GOAL OF THE EXERCISE | Tell how many lines in the data contain the string "getattr", using a single number as the whole reply.

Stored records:
· · · · · · ·
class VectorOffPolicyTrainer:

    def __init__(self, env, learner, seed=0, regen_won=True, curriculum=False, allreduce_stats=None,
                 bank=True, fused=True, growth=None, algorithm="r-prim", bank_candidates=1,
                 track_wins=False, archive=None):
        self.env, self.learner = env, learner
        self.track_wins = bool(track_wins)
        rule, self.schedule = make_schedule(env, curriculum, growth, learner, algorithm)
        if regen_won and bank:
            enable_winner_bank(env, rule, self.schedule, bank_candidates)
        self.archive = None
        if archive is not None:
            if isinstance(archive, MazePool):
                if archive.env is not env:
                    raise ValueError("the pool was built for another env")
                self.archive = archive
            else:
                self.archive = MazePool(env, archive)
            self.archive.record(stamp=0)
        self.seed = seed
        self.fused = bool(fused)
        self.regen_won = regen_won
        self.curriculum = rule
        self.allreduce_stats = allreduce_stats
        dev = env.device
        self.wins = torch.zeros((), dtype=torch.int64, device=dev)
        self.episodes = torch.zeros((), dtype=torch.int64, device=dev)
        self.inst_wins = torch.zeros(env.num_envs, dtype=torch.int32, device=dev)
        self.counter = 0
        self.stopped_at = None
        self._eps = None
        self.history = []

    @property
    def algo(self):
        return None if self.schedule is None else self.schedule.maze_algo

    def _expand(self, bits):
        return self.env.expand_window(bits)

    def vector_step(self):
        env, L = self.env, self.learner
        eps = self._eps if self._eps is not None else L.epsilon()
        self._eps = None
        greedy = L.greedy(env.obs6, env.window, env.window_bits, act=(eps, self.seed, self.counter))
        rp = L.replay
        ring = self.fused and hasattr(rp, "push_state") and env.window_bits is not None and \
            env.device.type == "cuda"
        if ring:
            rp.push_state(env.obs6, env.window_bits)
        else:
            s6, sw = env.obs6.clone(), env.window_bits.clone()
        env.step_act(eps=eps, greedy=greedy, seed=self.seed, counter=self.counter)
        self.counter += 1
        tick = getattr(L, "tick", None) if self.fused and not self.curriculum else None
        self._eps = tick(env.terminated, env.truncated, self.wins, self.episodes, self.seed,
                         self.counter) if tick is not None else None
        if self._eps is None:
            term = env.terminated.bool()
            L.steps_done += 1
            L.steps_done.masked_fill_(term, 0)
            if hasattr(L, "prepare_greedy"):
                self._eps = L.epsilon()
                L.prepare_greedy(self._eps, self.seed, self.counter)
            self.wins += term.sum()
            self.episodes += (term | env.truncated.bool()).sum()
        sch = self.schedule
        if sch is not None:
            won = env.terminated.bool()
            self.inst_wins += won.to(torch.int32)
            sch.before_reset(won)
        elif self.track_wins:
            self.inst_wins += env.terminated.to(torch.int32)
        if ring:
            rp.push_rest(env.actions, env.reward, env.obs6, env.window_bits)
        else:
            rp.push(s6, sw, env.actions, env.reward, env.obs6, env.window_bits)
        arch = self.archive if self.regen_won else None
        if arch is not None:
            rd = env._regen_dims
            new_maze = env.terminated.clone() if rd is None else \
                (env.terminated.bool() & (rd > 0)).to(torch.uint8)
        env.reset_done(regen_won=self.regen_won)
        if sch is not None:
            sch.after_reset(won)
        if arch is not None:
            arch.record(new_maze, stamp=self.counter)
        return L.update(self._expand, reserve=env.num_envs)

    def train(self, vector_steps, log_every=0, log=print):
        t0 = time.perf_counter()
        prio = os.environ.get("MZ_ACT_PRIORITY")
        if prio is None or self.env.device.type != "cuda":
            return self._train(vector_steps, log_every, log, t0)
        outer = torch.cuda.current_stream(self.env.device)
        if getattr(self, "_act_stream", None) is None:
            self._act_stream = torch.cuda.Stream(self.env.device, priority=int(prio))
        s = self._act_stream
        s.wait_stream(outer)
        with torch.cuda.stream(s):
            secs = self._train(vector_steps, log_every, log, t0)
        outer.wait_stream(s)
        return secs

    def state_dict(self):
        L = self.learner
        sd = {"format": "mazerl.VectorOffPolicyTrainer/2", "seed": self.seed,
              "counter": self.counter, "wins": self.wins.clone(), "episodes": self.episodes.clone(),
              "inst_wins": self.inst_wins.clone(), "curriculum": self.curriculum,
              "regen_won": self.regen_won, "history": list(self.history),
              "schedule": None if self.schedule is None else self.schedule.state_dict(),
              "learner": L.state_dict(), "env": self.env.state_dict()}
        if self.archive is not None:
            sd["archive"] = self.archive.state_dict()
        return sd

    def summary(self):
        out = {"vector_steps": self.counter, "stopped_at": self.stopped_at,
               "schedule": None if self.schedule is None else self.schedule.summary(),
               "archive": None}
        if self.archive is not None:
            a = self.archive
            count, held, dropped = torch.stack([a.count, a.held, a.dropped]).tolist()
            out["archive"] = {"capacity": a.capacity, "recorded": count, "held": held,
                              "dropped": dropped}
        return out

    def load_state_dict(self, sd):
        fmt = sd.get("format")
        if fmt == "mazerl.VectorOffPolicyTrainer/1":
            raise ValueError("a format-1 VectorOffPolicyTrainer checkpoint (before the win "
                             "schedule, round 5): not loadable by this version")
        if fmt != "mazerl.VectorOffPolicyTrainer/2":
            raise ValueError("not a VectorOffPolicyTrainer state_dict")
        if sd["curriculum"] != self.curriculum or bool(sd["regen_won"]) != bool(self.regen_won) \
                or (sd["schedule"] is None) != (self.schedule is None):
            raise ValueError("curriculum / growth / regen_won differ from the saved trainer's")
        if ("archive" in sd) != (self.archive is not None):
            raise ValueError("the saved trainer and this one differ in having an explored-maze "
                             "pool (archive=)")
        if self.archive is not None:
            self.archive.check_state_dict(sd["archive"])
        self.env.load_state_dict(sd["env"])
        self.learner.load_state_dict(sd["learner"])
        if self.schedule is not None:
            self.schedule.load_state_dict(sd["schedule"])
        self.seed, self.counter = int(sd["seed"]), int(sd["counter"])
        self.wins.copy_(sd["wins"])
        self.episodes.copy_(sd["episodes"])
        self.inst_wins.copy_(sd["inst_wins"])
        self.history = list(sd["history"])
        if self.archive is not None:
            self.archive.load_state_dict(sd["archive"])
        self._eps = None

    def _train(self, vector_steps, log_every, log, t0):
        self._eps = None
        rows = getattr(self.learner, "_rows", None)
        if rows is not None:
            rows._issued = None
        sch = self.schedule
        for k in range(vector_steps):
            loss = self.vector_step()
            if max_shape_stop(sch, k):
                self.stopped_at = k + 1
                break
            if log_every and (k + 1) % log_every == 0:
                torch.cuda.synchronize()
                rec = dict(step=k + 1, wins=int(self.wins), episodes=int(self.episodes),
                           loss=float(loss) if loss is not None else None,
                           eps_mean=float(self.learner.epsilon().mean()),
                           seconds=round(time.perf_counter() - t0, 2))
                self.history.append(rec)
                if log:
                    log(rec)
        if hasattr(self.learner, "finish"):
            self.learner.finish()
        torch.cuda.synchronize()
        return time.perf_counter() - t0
· · · · · · ·
REPLY TO THE EXERCISE | 3